**Description of the task:** Below are some records; find each line that carries the word "aligned" and copy it.

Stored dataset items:
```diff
+static int panel_compact_check(const char* entry, const uint8_t* codes, int64_t n_ref, int64_t ld, int32_t n_cols,
+                               const int32_t* site_list, int32_t n_c, const uint8_t* out, int64_t ldc) {
+  SNV_CHECK_AS(entry, non_null(codes, site_list, out), "null pointer");
+  SNV_CHECK_AS(entry, ld % 16 == 0 && aligned(16, codes, out), "codes and out must be 16-byte aligned rows");
+  SNV_CHECK_AS(entry, n_ref >= 0 && n_cols >= 16 && n_cols % 16 == 0 && n_cols <= ld && n_cols <= PC_MAXLD,
+               "n_cols: a multiple of 16 up to min(ld, 1280)");
+  SNV_CHECK_AS(entry, ldc >= 256 && ldc % 256 == 0 && ldc <= PC_MAXLD && n_c >= 0 && n_c <= ldc && aligned(4, site_list),
+               "ldc a multiple of 256 up to 1280, 0 <= n_c <= ldc");
+  return 0;
+}
+
+extern "C" int snvrag_panel_compact(const uint8_t* codes, int64_t n_ref, int64_t ld, int32_t n_cols,
+                                    const int32_t* site_list, int32_t n_c, uint8_t* out, int64_t ldc, void* stream) {
+  if (int rc = panel_compact_check(__func__, codes, n_ref, ld, n_cols, site_list, n_c, out, ldc)) return rc;
+  if (n_ref == 0) return 0;
+  hipStream_t s = as_stream(stream);
+  const int grid = (int)std::min<long>(cdiv(n_ref, PC_ROWS), 8L * cu_count());
+  evlog_begin(s);
+  hipLaunchKernelGGL(panel_compact_kernel, dim3(grid), dim3(256), 0, s, codes, (long)n_ref, (long)ld, (int)n_cols,
+                     site_list, (int)n_c, out, (long)ldc);
+  SNV_LAUNCH_CHECK();
+  evlog_end(s, EV_OTHER, (double)n_ref * ((double)n_cols + (double)ldc));
+  return 0;
+}
+
+extern "C" size_t snvrag_knn_lut_compact_bytes(int64_t nq, int32_t ldc, int limbs) { return lut_ws_offset(nq, ldc, limbs); }
+
+static int lut_compact_check(const char* entry, const void* lut, int64_t nq, int32_t n_sites_pad, int limbs,
+                             const int32_t* site_list, int32_t n_c, int32_t ldc, const void* out) {
+  SNV_CHECK_AS(entry, non_null(lut, site_list, out), "null pointer");
+  SNV_CHECK_AS(entry, limbs == 1 || limbs == 2, "limbs must be 1 or 2");
+  SNV_CHECK_AS(entry, nq >= 0 && n_sites_pad % 64 == 0 && n_sites_pad >= 64 && n_sites_pad <= 20 * 64, "site padding");
+  SNV_CHECK_AS(entry, ldc >= 256 && ldc % 256 == 0 && ldc <= 20 * 64 && n_c >= 0 && n_c <= ldc,
+               "ldc a multiple of 256 up to 1280, 0 <= n_c <= ldc");
+  SNV_CHECK_AS(entry, aligned(4, lut, site_list, out), "lut, site_list and out must be 4-byte aligned");
+  return 0;
+}
+
+extern "C" int snvrag_knn_lut_compact(const void* lut, int64_t nq, int32_t n_sites_pad, int limbs,
+                                      const int32_t* site_list, int32_t n_c, int32_t ldc, void* out, void* stream) {
+  if (int rc = lut_compact_check(__func__, lut, nq, n_sites_pad, limbs, site_list, n_c, ldc, out)) return rc;
+  if (nq == 0) return 0;
+  hipLaunchKernelGGL(lut_compact_kernel, dim3((unsigned)((nq + 15) / 16), limbs == 2 ? 3 : 1), dim3(256), 0,
+                     as_stream(stream), (const int8_t*)lut, (int)nq, n_sites_pad / 64, limbs, site_list, (int)n_c,
+                     ldc / 64, (int8_t*)out);
   SNV_LAUNCH_CHECK();
   return 0;
 }
diff --git a/rag-snvbert_amd/csrc/misc.hip b/rag-snvbert_amd/csrc/misc.hip
--- a/rag-snvbert_amd/csrc/misc.hip
+++ b/rag-snvbert_amd/csrc/misc.hip
@@ -99,6 +99,7 @@
     {"proj_wide", &Options::proj_wide, 1},         {"g2_variant", &Options::g2_variant, 0},
     {"g2_groups", &Options::g2_groups, 0},         {"tail_split", &Options::tail_split, 64},
     {"deterministic", &Options::deterministic, 0}, {"tail_qkv", &Options::tail_qkv, 1},
+    {"knn_compact", &Options::knn_compact, 1},
 };
 Options make_options() {
   Options o{};
diff --git a/rag-snvbert_amd/src/dataset/embedding_rag_dataset.py b/rag-snvbert_amd/src/dataset/embedding_rag_dataset.py
--- a/rag-snvbert_amd/src/dataset/embedding_rag_dataset.py
+++ b/rag-snvbert_amd/src/dataset/embedding_rag_dataset.py
@@ -229,6 +229,14 @@
                                    packed=packed)
 
 
+def _site_mask_on(ds, w: int, mask: np.ndarray, n: int, dev: torch.device) -> torch.Tensor:
+    cache = ds.__dict__.setdefault("_site_mask_dev", {})
+    ent = cache.get((w, str(dev)))
+    if ent is None or ent[0] is not mask or ent[1].numel() != n:
+        ent = cache[(w, str(dev))] = (mask,h2d(torch.from_numpy(np.ascontiguousarray(mask[1:1 + n], np.uint8)), dev))
+    return ent[1]
+
+
 def retrieve(ds, batch: dict, embedding_layer, device, k: int, masks: List[np.ndarray],
              dense: bool = False, limbs: int = 2) -> dict:
     from ..engine import engine_for
@@ -263,7 +271,7 @@
         rows_t = h2d(torch.tensor(rows, dtype=torch.long), dev)
         tok = torch.cat([h1[rows_t], h2[rows_t]], 0).contiguous()
         n = index.n_sites
-        site_mask = h2d(torch.from_numpy(np.ascontiguousarray(masks[w][1:1 + n], np.uint8)), dev)
+        site_mask = _site_mask_on(ds, w, masks[w], n, dev)
         ref_af = index.ref_af
         afw = af[rows_t]
         same_memo = []
diff --git a/rag-snvbert_amd/src/kernels.py b/rag-snvbert_amd/src/kernels.py
--- a/rag-snvbert_amd/src/kernels.py
+++ b/rag-snvbert_amd/src/kernels.py
@@ -304,6 +304,30 @@
     return lut, exps, consts
 
 
+def knn_lut_compact(lut: torch.Tensor, nq: int, n_sites_pad: int, limbs: int, site_list: torch.Tensor,
+                    ldc: int) -> torch.Tensor:
+    assert site_list.dtype == torch.int32 and site_list.device == lut.device
+    out = torch.empty(N.lib().snvrag_knn_lut_compact_bytes(nq, ldc, limbs), device=lut.device, dtype=torch.int8)
+    check(N.lib().snvrag_knn_lut_compact(ptr(_c(lut)), nq, n_sites_pad, limbs, ptr(_c(site_list)), site_list.numel(),
+                                         ldc, ptr(out), stream_ptr()), "knn_lut_compact")
+    return out
+
+
+def panel_compact(codes: torch.Tensor, n_cols: int, site_list: torch.Tensor, ldc: int,
+                  out: Optional[torch.Tensor] = None) -> torch.Tensor:
+    N.require_gpu(codes)
+    assert codes.dtype == torch.uint8 and codes.dim() == 2 and codes.stride(1) == 1
+    assert site_list.dtype == torch.int32 and site_list.device == codes.device
+    n_ref = codes.shape[0]
+    ld = max(codes.stride(0), codes.shape[1])
+    if out is None:
+        out = torch.empty(n_ref, ldc, device=codes.device, dtype=torch.uint8)
+    assert out.dtype == torch.uint8 and out.is_contiguous() and out.shape[0] >= n_ref and out.shape[1] == ldc
+    check(N.lib().snvrag_panel_compact(ptr(codes), n_ref, ld, n_cols, ptr(_c(site_list)), site_list.numel(),
+                                       ptr(out), ldc, stream_ptr()), "panel_compact")
+    return out
+
+
 def knn_scan(codes: torch.Tensor, n_sites_pad: int, lut: torch.Tensor, nq: int, limbs: int, k: int,
              ref_offset: int = 0, n_parts: Optional[int] = None, th_init: Optional[torch.Tensor] = None) -> torch.Tensor:
     n_ref, ld = codes.shape
@@ -517,6 +541,12 @@
     check(N.lib().snvrag_get_option(name.encode(), ctypes.byref(prev)), "get_option")
     check(N.lib().snvrag_set_option(name.encode(), int(value)), "set_option")
     return int(prev.value)
+
+
+def get_option(name: str) -> int:
+    v = C.c_int64()
+    check(N.lib().snvrag_get_option(name.encode(), C.byref(v)), "get_option")
+    return int(v.value)
 
 
 @contextlib.contextmanager
diff --git a/rag-snvbert_amd/src/native.py b/rag-snvbert_amd/src/native.py
--- a/rag-snvbert_amd/src/native.py
+++ b/rag-snvbert_amd/src/native.py
@@ -102,6 +102,9 @@
                         C.c_int, vp, vp, vp, vp], C.c_int),
     "snvrag_knn_lut_panel": ([i64, i64, i64, vp, vp, vp, vp, i64, vp, vp, i32, i32, C.c_int, C.c_int, C.c_int,
                               C.c_int, vp, vp, vp, vp], C.c_int),
+    "snvrag_panel_compact": ([vp, i64, i64, i32, vp, i32, vp, i64, vp], C.c_int),
+    "snvrag_knn_lut_compact_bytes": ([i64, i32, C.c_int], sz),
+    "snvrag_knn_lut_compact": ([vp, i64, i32, C.c_int, vp, i32, i32, vp, vp], C.c_int),
     "snvrag_knn_scan_parts": ([i64, i32], C.c_int),
     "snvrag_knn_scan": ([vp, i64, i64, i32, vp, i32, C.c_int, C.c_int, i64, vp, i32, vp, vp], C.c_int),
     "snvrag_knn_threshold": ([vp, i32, C.c_int, vp, vp], C.c_int),
diff --git a/rag-snvbert_amd/src/retrieval/panel_index.py b/rag-snvbert_amd/src/retrieval/panel_index.py
--- a/rag-snvbert_amd/src/retrieval/panel_index.py
+++ b/rag-snvbert_amd/src/retrieval/panel_index.py
@@ -12,6 +12,14 @@
 
 def pad_sites(n_sites: int) -> int:
     return max(256, ((n_sites + 255) // 256) * 256)
+
+
+class _MaskView:
+    __slots__ = ("mask", "version", "sites", "n_c", "ldc", "codes")
+
+    def __init__(self, mask: torch.Tensor, version: int, sites: torch.Tensor, ldc: int):
+        self.mask, self.version, self.sites, self.n_c, self.ldc = mask, version, sites, sites.numel(), ldc
+        self.codes: Optional[torch.Tensor] = None
 
 
 class PanelIndex:
@@ -31,6 +39,8 @@
         self.ref_af = ref_af
         self.ref_offset = int(ref_offset)
         self.n_total = int(n_total if n_total is not None else self.n_ref + ref_offset)
+        self._view: Optional[_MaskView] = None
+        self.compact_builds = 0
 
     @property
     def codes(self) -> torch.Tensor:
@@ -107,18 +117,44 @@
     def neighbor_counts(self, idx: torch.Tensor) -> torch.Tensor:
         return K.neighbor_counts(idx, self.data, self.ref_offset, bits=self.packed)
 
+    def _mask_view(self, site_mask: torch.Tensor) -> Optional["_MaskView"]:
+        if self.packed or not K.get_option("knn_compact"):
+            return None
+        v = self._view
+        if v is None or v.mask is not site_mask or v.version != site_mask._version:
+            sites = torch.nonzero(site_mask[:self.n_sites] == 0).flatten().to(torch.int32)
+            v = self._view = _MaskView(site_mask, site_mask._version, sites, pad_sites(sites.numel()))
+        return v if 1 <= v.n_c and v.ldc < self.n_sites_pad else None
+
+    def _compact_codes(self, v: "_MaskView") -> torch.Tensor:
+        mine = self._view
+        if mine is None or mine.mask is not v.mask or mine.version != v.version:
+            mine = self._view = _MaskView(v.mask, v.version, v.sites, v.ldc)
+        if mine.codes is None:
+            mine.codes = K.panel_compact(self._codes, self.n_sites_pad, mine.sites, mine.ldc)
+            self.compact_builds += 1
+        return mine.codes
+
     def lut(self, tok_q: torch.Tensor, W: torch.Tensor, site_mask: torch.Tensor, limbs: int = 2,
             Aq: Optional[torch.Tensor] = None, aq_period: int = 0, Ar: Optional[torch.Tensor] = None,
             Wp: Optional[torch.Tensor] = None):
-        return K.knn_lut(tok_q.long().contiguous(), W, site_mask, self.n_sites, self.n_sites_pad, limbs,
-                         Aq, aq_period, Ar, Wp=Wp)
+        lut, exps, consts = K.knn_lut(tok_q.long().contiguous(), W, site_mask, self.n_sites, self.n_sites_pad, limbs,
+                                      Aq, aq_period, Ar, Wp=Wp)
+        v = self._mask_view(site_mask)
+        if v is not None:
+            lut.compact = (v, K.knn_lut_compact(lut, tok_q.shape[0], self.n_sites_pad, limbs, v.sites, v.ldc))
+        return lut, exps, consts
 
     SAMPLE_MIN = 1 << 17
 
     def scan_keys(self, lut: torch.Tensor, nq: int, limbs: int, k: int, presample: Optional[bool] = None) -> torch.Tensor:
         n_ref = self.n_ref
         scan = K.knn_scan_bits if self.packed else K.knn_scan
-        data = self.data
+        data, row = self.data, self.n_sites_pad
+        tag = getattr(lut, "compact", None)
+        if tag is not None and not self.packed and K.get_option("knn_compact"):
+            v, lut = tag
+            data, row = self._compact_codes(v), v.ldc
         if presample is None:
             presample = n_ref >= self.SAMPLE_MIN
         th = None
@@ -126,10 +162,10 @@
             div = int(os.environ.get("SNVRAG_SAMPLE_DIV", "64"))
             rpp = int(os.environ.get("SNVRAG_SAMPLE_RPP", "64"))
             m = max(16 * k, ((n_ref // div) + 15) // 16 * 16)
-            sample = scan(data[:m], self.n_sites_pad, lut, nq, limbs, k, self.ref_offset,
+            sample = scan(data[:m], row, lut, nq, limbs, k, self.ref_offset,
                           n_parts=max(1, min(256, m // rpp)))
             th = K.knn_threshold(K.topk_merge(sample, k), k)
-        parts = scan(data, self.n_sites_pad, lut, nq, limbs, k, self.ref_offset, th_init=th)
+        parts = scan(data, row, lut, nq, limbs, k, self.ref_offset, th_init=th)
         return K.topk_merge(parts, k)
 
     def search(self, tok_q: torch.Tensor, W: torch.Tensor, site_mask: torch.Tensor, k: int, limbs: int = 2,
```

**Answer space:**
+  SNV_CHECK_AS(entry, ld % 16 == 0 && aligned(16, codes, out), "codes and out must be 16-byte aligned rows");
+  SNV_CHECK_AS(entry, ldc >= 256 && ldc % 256 == 0 && ldc <= PC_MAXLD && n_c >= 0 && n_c <= ldc && aligned(4, site_list),
+  SNV_CHECK_AS(entry, aligned(4, lut, site_list, out), "lut, site_list and out must be 4-byte aligned");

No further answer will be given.